Application.put_env(:cantrip, :rpc_timeout, 30_000)

Unknown string node names fail closed. A string node name is accepted only when it is already this node, already present in Node.list/0, or already exists as an atom in the VM. Connect the node before handing its string form through a serialized Familiar boundary.

Trust Boundary

Every node in a distributed Erlang cluster is fully trusted. A connected peer with the Erlang cookie can execute code on the node and can bypass Cantrip wards by operating below the Cantrip API. Treat the cookie and network reach as the trust boundary; do not cluster Cantrip nodes across tenants or trust domains.

Failure Modes

Cantrip bounds remote Cantrip.new/1 and Cantrip.cast/3 calls with :rpc.call/5, so a wedged peer returns an error instead of hanging the caller forever. Node-down, timeout, and remote exception failures are returned as ordinary {:error, reason, next_cantrip} or {:error, reason} shapes, depending on whether a reusable cantrip handle already exists.

Mnesia replication still follows Mnesia's operational model.
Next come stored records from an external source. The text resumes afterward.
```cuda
__global__ void __launch_bounds__(kPoseThreads) pose_only_kernel(const PoseOnlyArgs a) {
    namespace cg = cooperative_groups;
    cg::cluster_group cluster = cg::this_cluster();
    extern __shared__ double s_pts[];
    __shared__ double s_red[kPoseThreads / 32][kPoseRed];
    __shared__ double s_pub[4][kPoseRed];
    __shared__ double s_pose[6], s_cand[6], s_scale[6], s_sum[kPoseRed];
    __shared__ double s_R[9], s_dR[27], s_Rpose[6];
    const int rank = (int)cluster.block_rank(), C = (int)cluster.num_blocks();
    const int prob = blockIdx.x / C, tid = threadIdx.x, lane = tid & 31, warp = tid >> 5;
    const int CT = C * kPoseThreads, ct = rank * kPoseThreads + tid;
    const int i0 = a.offsets[prob], n = a.counts ? a.counts[prob] : a.offsets[prob + 1] - i0;
    const double fx = a.fx, fy = a.fy, cx = a.cx, cy = a.cy;
    const int K = (n + CT - 1) / CT;
    const bool staged = K <= a.stage_k && K <= 32;
    unsigned en_mask = 0;
    int slot = 0;

    auto finish_reduce = [&](int cnt) {
        __syncthreads();
        if (tid < cnt) {
            double s = 0;
            for (int w = 0; w < kPoseThreads / 32; ++w) s += s_red[w][tid];
            s_pub[slot][tid] = s;
        }
        cluster.sync();
        if (tid < cnt) {
            double s = 0;
            for (int r = 0; r < C; ++r) s += cluster.map_shared_rank(&s_pub[slot][0], r)[tid];
            s_sum[tid] = s;
        }
        slot = (slot + 1) & 3;
        __syncthreads();
    };
    auto reduce_few = [&](const double* part, int cnt) {
        for (int t = 0; t < cnt; ++t) {
            const double v = warp_sum(part[t]);
            if (lane == 0) s_red[warp][t] = v;
        }
        finish_reduce(cnt);
    };
    auto reduce32 = [&](double* part) {
        s_red[warp][lane] = warp_reduce_scatter<32>(part, lane);
        finish_reduce(32);
    };
    auto rotation_of = [&](const double* pose) {
        bool same = true;
        for (int k = 0; k < 6; ++k) same = same && s_Rpose[k] == pose[k];
        if (same) return;
        __syncthreads();
        if (tid < 3) {
            double col[3], dcol[3][3];
            const double aa[3] = {pose[3], pose[4], pose[5]};
            rotate_basis(aa, tid, col, dcol);
            for (int j = 0; j < 3; ++j) {
                s_R[3 * j + tid] = col[j];
                for (int m = 0; m < 3; ++m) s_dR[3 * (3 * j + tid) + m] = dcol[j][m];
            }
        }
        if (tid >= 32 && tid < 38) s_Rpose[tid - 32] = pose[tid - 32];
        __syncthreads();
    };
    auto point = [&](int k, double* X, double* o) {
        if (staged) {
#pragma unroll
            for (int c = 0; c < 3; ++c) X[c] = s_pts[(k * 5 + c) * kPoseThreads + tid];
            o[0] = s_pts[(k * 5 + 3) * kPoseThreads + tid];
            o[1] = s_pts[(k * 5 + 4) * kPoseThreads + tid];
        } else {
            const size_t i = (size_t)(i0 + ct + k * CT);
#pragma unroll
            for (int c = 0; c < 3; ++c) X[c] = a.pw[3 * i + c];
            o[0] = (a.px[2 * i] - cx) / fx;
            o[1] = (a.px[2 * i + 1] - cy) / fy;
        }
    };
    auto enabled = [&](int k) { return staged ? (en_mask >> k & 1u) != 0 : a.enable[i0 + ct + k * CT] != 0; };
    auto eval_normal = [&](const double* pose) {
        rotation_of(pose);
        double part[32];
#pragma unroll
        for (int t = 0; t < 32; ++t) part[t] = 0;
        const double t0 = pose[0], t1 = pose[1], t2 = pose[2];
        for (int k = 0; k < K; ++k) {
            if (ct + k * CT >= n || !enabled(k)) continue;
            double X[3], o[2];
            point(k, X, o);
            const double p2 = s_R[6] * X[0] + s_R[7] * X[1] + s_R[8] * X[2] + t2;
            if (p2 < 0) {
                part[28] += 1;
                continue;
            }
            const double p0 = s_R[0] * X[0] + s_R[1] * X[1] + s_R[2] * X[2] + t0, p1 = s_R[3] * X[0] + s_R[4] * X[1] + s_R[5] * X[2] + t1;
            const double inv = 1.0 / p2, q0 = p0 * inv, q1 = p1 * inv, r0 = o[0] - q0, r1 = o[1] - q1;
            double dp[3][3];
#pragma unroll
            for (int j = 0; j < 3; ++j)
#pragma unroll
                for (int m = 0; m < 3; ++m)
                    dp[j][m] = s_dR[3 * (3 * j) + m] * X[0] + s_dR[3 * (3 * j + 1) + m] * X[1] + s_dR[3 * (3 * j + 2) + m] * X[2];
            double j0[6], j1[6];
            j0[0] = -inv; j0[1] = 0.0; j0[2] = q0 * inv;
            j1[0] = 0.0; j1[1] = -inv; j1[2] = q1 * inv;
#pragma unroll
            for (int m = 0; m < 3; ++m) {
                j0[3 + m] = -(dp[0][m] - q0 * dp[2][m]) * inv;
                j1[3 + m] = -(dp[1][m] - q1 * dp[2][m]) * inv;
            }
            int t = 0;
#pragma unroll
            for (int r = 0; r < 6; ++r) {
#pragma unroll
                for (int c = r; c < 6; ++c) part[t++] += j0[r] * j0[c] + j1[r] * j1[c];
            }
#pragma unroll
            for (int q = 0; q < 6; ++q) part[21 + q] += j0[q] * r0 + j1[q] * r1;
            part[27] += r0 * r0 + r1 * r1;
        }
        reduce32(part);
    };

    SE3d T = se3_from_mat(a.T_cw + 12 * (size_t)prob);
    double backup[6];
    {
        double th;
        const V3d rl = so3_log(T.q, &th);
        backup[0] = T.t.x; backup[1] = T.t.y; backup[2] = T.t.z; backup[3] = rl.x; backup[4] = rl.y; backup[5] = rl.z;
    }
    for (int k = 0; k < K; ++k) {
        const int i = ct + k * CT;
        if (i >= n) break;
        a.enable[i0 + i] = 1;
        a.inlier[i0 + i] = 1;
        a.depth[i0 + i] = -1;
        if (staged) {
            en_mask |= 1u << k;
#pragma unroll
            for (int c = 0; c < 3; ++c) s_pts[(k * 5 + c) * kPoseThreads + tid] = a.pw[3 * (size_t)(i0 + i) + c];
            s_pts[(k * 5 + 3) * kPoseThreads + tid] = (a.px[2 * (size_t)(i0 + i)] - cx) / fx;
            s_pts[(k * 5 + 4) * kPoseThreads + tid] = (a.px[2 * (size_t)(i0 + i) + 1] - cy) / fy;
        }
    }
    if (tid < 6) s_Rpose[tid] = __longlong_as_double(0x7FF8000000000000LL);
    __syncthreads();
    int cntInlier = 0;
    for (int round = 0; round < 4; ++round) {
        if (tid < 6) s_pose[tid] = backup[tid];
        __syncthreads();
        eval_normal(s_pose);
        bool run = !(s_sum[28] > 0);
        double cost = 0.5 * s_sum[27];
        if (run) {
            if (tid < 6) {
                int t = 0;
                for (int r = 0; r < tid; ++r) t += 6 - r;
                s_scale[tid] = 1.0 / (1.0 + sqrt(s_sum[t]));
            }
            double gmax = 0;
            for (int k = 0; k < 6; ++k) gmax = fmax(gmax, fabs(s_sum[21 + k]));
            if (gmax <= 1e-10) run = false;
        }
        __syncthreads();
        double radius = 1e4, decrease_factor = 2.0;
        double U[27];
        for (int t = 0; t < 27; ++t) U[t] = s_sum[t];
        __syncthreads();
        for (int iter = 0; run && iter < 50; ++iter) {
            double A[36], g[6], y[6];
            {
                int t = 0;
                for (int r = 0; r < 6; ++r)
                    for (int c = r; c < 6; ++c) {
                        A[r * 6 + c] = A[c * 6 + r] = U[t++] * s_scale[r] * s_scale[c];
                    }
                for (int k = 0; k < 6; ++k) g[k] = U[21 + k] * s_scale[k];
            }
            double An[36];
            for (int t = 0; t < 36; ++t) An[t] = A[t];
            for (int k = 0; k < 6; ++k) {
                const double d = fmin(fmax(A[k * 6 + k], 1e-6), 1e32);
                An[k * 6 + k] += d / radius;
                y[k] = -g[k];
            }
            bool step_ok = cholesky6(An, y);
            double model_cost_change = 0;
            if (step_ok) {
                double yg = 0, yAy = 0;
                for (int r = 0; r < 6; ++r) {
                    yg += y[r] * g[r];
                    double s = 0;
                    for (int c = 0; c < 6; ++c) s += A[r * 6 + c] * y[c];
                    yAy += y[r] * s;
                }
                model_cost_change = -yg - 0.5 * yAy;
                step_ok = model_cost_change > 0;
            }
            bool accepted = false;
            if (step_ok) {
                double step_norm = 0, x_norm = 0;
                if (tid < 6) s_cand[tid] = s_pose[tid] + y[tid] * s_scale[tid];
                for (int k = 0; k < 6; ++k) {
                    const double d = y[k] * s_scale[k];
                    step_norm += d * d;
                    x_norm += s_pose[k] * s_pose[k];
                }
                step_norm = sqrt(step_norm);
                x_norm = sqrt(x_norm);
                __syncthreads();
                eval_normal(s_cand);
                const double new_cost = 0.5 * s_sum[27];
                if (!(s_sum[28] > 0)) {
                    const double relative_decrease = (cost - new_cost) / model_cost_change;
                    if (relative_decrease > 1e-3) {
                        accepted = true;
                        if (step_norm <= 1e-8 * (x_norm + 1e-8)) break;
                        const double cost_change = cost - new_cost;
                        __syncthreads();
                        if (tid < 6) s_pose[tid] = s_cand[tid];
                        __syncthreads();
                        const double old_cost = cost;
                        cost = new_cost;
                        if (fabs(cost_change) <= 1e-6 * old_cost) break;
                        double gmax = 0;
                        for (int k = 0; k < 6; ++k) gmax = fmax(gmax, fabs(s_sum[21 + k]));
                        for (int t = 0; t < 27; ++t) U[t] = s_sum[t];
                        __syncthreads();
                        if (gmax <= 1e-10) break;
                        radius = radius / fmax(1.0 / 3.0, 1.0 - pow(2.0 * relative_decrease - 1.0, 3));
                        radius = fmin(1e16, radius);
                        decrease_factor = 2.0;
                    }
                }
            }
            if (!accepted) {
                radius = radius / decrease_factor;
                decrease_factor *= 2.0;
                if (radius < 1e-32) break;
            }
            __syncthreads();
        }
        __syncthreads();
        double cnt = 0;
        for (int k = 0; k < K; ++k) {
            const int i = ct + k * CT;
            if (i >= n) break;
            const double* X = a.pw + 3 * (size_t)(i0 + i);
            const V3d pc = transform(T, V3d{X[0], X[1], X[2]});
            const double u = fx * pc.x / pc.z + cx, v = fy * pc.y / pc.z + cy;
            const double dx = u - a.px[2 * (size_t)(i0 + i)], dy = v - a.px[2 * (size_t)(i0 + i) + 1];
            const double error2 = dx * dx + dy * dy;
            if (error2 > (double)5.991f) {
                a.inlier[i0 + i] = 0;
                a.enable[i0 + i] = 0;
                en_mask &= ~(1u << (k & 31));
            } else {
                a.depth[i0 + i] = pc.z;
                a.inlier[i0 + i] = 1;
                a.enable[i0 + i] = 1;
                en_mask |= 1u << (k & 31);
                cnt += 1;
            }
        }
        reduce_few(&cnt, 1);
        cntInlier = (int)s_sum[0];
        if (cntInlier < 10) break;
        double th;
        T.q = so3_exp(V3d{s_pose[3], s_pose[4], s_pose[5]}, &th);
        T.t = V3d{s_pose[0], s_pose[1], s_pose[2]};
        __syncthreads();
    }
    cluster.sync();
    if (rank == 0 && tid == 0) {
        se3_to_mat(T, a.T_cw + 12 * (size_t)prob);
        a.n_inlier[prob] = cntInlier;
    }
}

}

size_t pose_only_ws_doubles(int n_problems) { return (size_t)n_problems * 4 * kPoseCluster * kPoseRed; }

static int pose_only_stage_k(int max_points, int cluster) {
    static std::once_flag once;
    static int max_k = 0;
    std::call_once(once, [] {
        int dev = 0, optin = 0;
        cudaGetDevice(&dev);
        cudaDeviceGetAttribute(&optin, cudaDevAttrMaxSharedMemoryPerBlockOptin, dev);
        const int budget = std::max(0, optin - 8 * 1024);
        cudaFuncSetAttribute(pose_only_kernel, cudaFuncAttributeMaxDynamicSharedMemorySize, budget);
        max_k = std::min(32, budget / (int)(5 * kPoseThreads * sizeof(double)));
    });
    const int k = (std::max(max_points, 1) + cluster * kPoseThreads - 1) / (cluster * kPoseThreads);
    return k <= max_k ? k : 0;
}

int launch_pose_only_dev(ygzb_ctx* ctx, int n_problems, const int32_t* d_offsets, const int32_t* d_counts, const double* d_pw,
                         const double* d_px, double* d_T_cw, uint8_t* d_inlier, double* d_depth, int32_t* d_n_inlier, uint8_t* d_enable,
                         double* d_ws, int cluster, int max_points) {
    if (n_problems <= 0) return YGZB_OK;
    PoseOnlyArgs a;
    a.offsets = d_offsets; a.counts = d_counts; a.pw = d_pw; a.px = d_px; a.T_cw = d_T_cw; a.inlier = d_inlier; a.depth = d_depth;
    a.n_inlier = d_n_inlier; a.enable = d_enable; a.ws = d_ws;
    a.fx = ctx->prm.fx; a.fy = ctx->prm.fy; a.cx = ctx->prm.cx; a.cy = ctx->prm.cy;
    cluster = std::max(1, std::min(cluster, kPoseCluster));
    a.stage_k = pose_only_stage_k(max_points, cluster);
    cudaLaunchConfig_t cfg{};
    cfg.gridDim = dim3((unsigned)(n_problems * cluster));
    cfg.blockDim = dim3(kPoseThreads);
    cfg.dynamicSmemBytes = (size_t)a.stage_k * 5 * kPoseThreads * sizeof(double);
    cfg.stream = ctx->stream;
    cudaLaunchAttribute attr[1];
    attr[0].id = cudaLaunchAttributeClusterDimension;
    attr[0].val.clusterDim.x = cluster;
    attr[0].val.clusterDim.y = 1;
    attr[0].val.clusterDim.z = 1;
    cfg.attrs = attr;
    cfg.numAttrs = 1;
    ProfScope ps(ctx, kStagePoseOnly);
    YGZB_CUDA(ctx, cudaLaunchKernelEx(&cfg, pose_only_kernel, a));
    YGZB_LAUNCHED(ctx);
    return YGZB_OK;
}

}

using namespace ygzb;

namespace {
template <typename T>
int h2d(ygzb_ctx* ctx, T* dst, const T* src, size_t count) {
    if (!count) return YGZB_OK;
    return check_cuda(ctx, cudaMemcpyAsync(dst, src, count * sizeof(T), cudaMemcpyHostToDevice, ctx->stream), "H2D");
}
template <typename T>
int d2h(ygzb_ctx* ctx, T* dst, const T* src, size_t count) {
    if (!count) return YGZB_OK;
    return check_cuda(ctx, cudaMemcpyAsync(dst, src, count * sizeof(T), cudaMemcpyDeviceToHost, ctx->stream), "D2H");
}
#define TRY(x)                          \
    do {                                \
        int _rc = (x);                  \
        if (_rc != YGZB_OK) return _rc; \
    } while (0)
}
// ... 507 lines not shown
        };
        put(d_off, offsets, (P + 1) * 4);
        put(d_pw, pt_world, 3 * N * 8);
        put(d_px, px, 2 * N * 8);
        put(a.T_cw, T_cw, 12 * P * 8);
        YGZB_CUDA(ctx, cudaMemcpyAsync(buf, stage, in_bytes, cudaMemcpyHostToDevice, ctx->stream));
    }
    {
        int max_points = 0;
        for (size_t q = 0; q < P; ++q) max_points = std::max(max_points, offsets[q + 1] - offsets[q]);
        a.stage_k = pose_only_stage_k(max_points, kPoseCluster);
        cudaLaunchConfig_t cfg{};
        cfg.gridDim = dim3((unsigned)(n_problems * kPoseCluster));
        cfg.blockDim = dim3(kPoseThreads);
        cfg.dynamicSmemBytes = (size_t)a.stage_k * 5 * kPoseThreads * sizeof(double);
        cfg.stream = ctx->stream;
        cudaLaunchAttribute attr[1];
        attr[0].id = cudaLaunchAttributeClusterDimension;
        attr[0].val.clusterDim.x = kPoseCluster;
        attr[0].val.clusterDim.y = 1;
        attr[0].val.clusterDim.z = 1;
        cfg.attrs = attr;
        cfg.numAttrs = 1;
        ProfScope ps(ctx, kStagePoseOnly);
        YGZB_CUDA(ctx, cudaLaunchKernelEx(&cfg, pose_only_kernel, a));
    }
    YGZB_LAUNCHED(ctx);
    TRY(d2h(ctx, T_cw, a.T_cw, 12 * P));
    TRY(d2h(ctx, inlier, a.inlier, N));
    TRY(d2h(ctx, depth, a.depth, N));
    TRY(d2h(ctx, n_inlier, a.n_inlier, P));
    YGZB_CUDA(ctx, cudaStreamSynchronize(ctx->stream));
    return YGZB_OK;
}

}
```

ygz_slam_b200/csrc/ba2.cu:

```cuda
#include <algorithm>
#include <cstdlib>
#include <cstring>
#include <mutex>

#include <cooperative_groups.h>

#include "ba2.cuh"
#include "common.cuh"
#include "se3.cuh"

namespace ygzb {

namespace {

namespace cg = cooperative_groups;

constexpr int kT = kBA2Threads;
constexpr int kW = kT / 32;
constexpr int kPairW = 42;
constexpr int kPoseW = 27;

__device__ __forceinline__ double warp_sum(double v) {
#pragma unroll
    for (int o = 16; o > 0; o >>= 1) v += __shfl_down_sync(0xFFFFFFFFu, v, o);
// ... 22 lines not shown
    __syncthreads();
    v0 = s_tmp[kW];
    v1 = s_tmp[2 * kW + 1];
}

__device__ double block_max(double v, double* s_tmp) {
    const int lane = threadIdx.x & 31, warp = threadIdx.x >> 5;
#pragma unroll
    for (int o = 16; o > 0; o >>= 1) v = fmax(v, __shfl_down_sync(0xFFFFFFFFu, v, o));
    __syncthreads();
    if (lane == 0) s_tmp[warp] = v;
    __syncthreads();
    if (warp == 0) {
        double t = lane < kW ? s_tmp[lane] : 0.0;
#pragma unroll
        for (int o = 16; o > 0; o >>= 1) t = fmax(t, __shfl_down_sync(0xFFFFFFFFu, t, o));
        if (lane == 0) s_tmp[kW] = t;
    }
    __syncthreads();
    return s_tmp[kW];
}
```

Network partitions can produce divergent disc_copies; recovery policy is an operator concern, not automatic conflict resolution inside Cantrip. For audit-trail looms, prefer a topology that avoids multi-writer partitions, monitor Cantrip.Cluster.connect_mnesia/2 and replicate_table/3 failures, and verify table health after reconnects before relying on the replicated loom as a canonical record.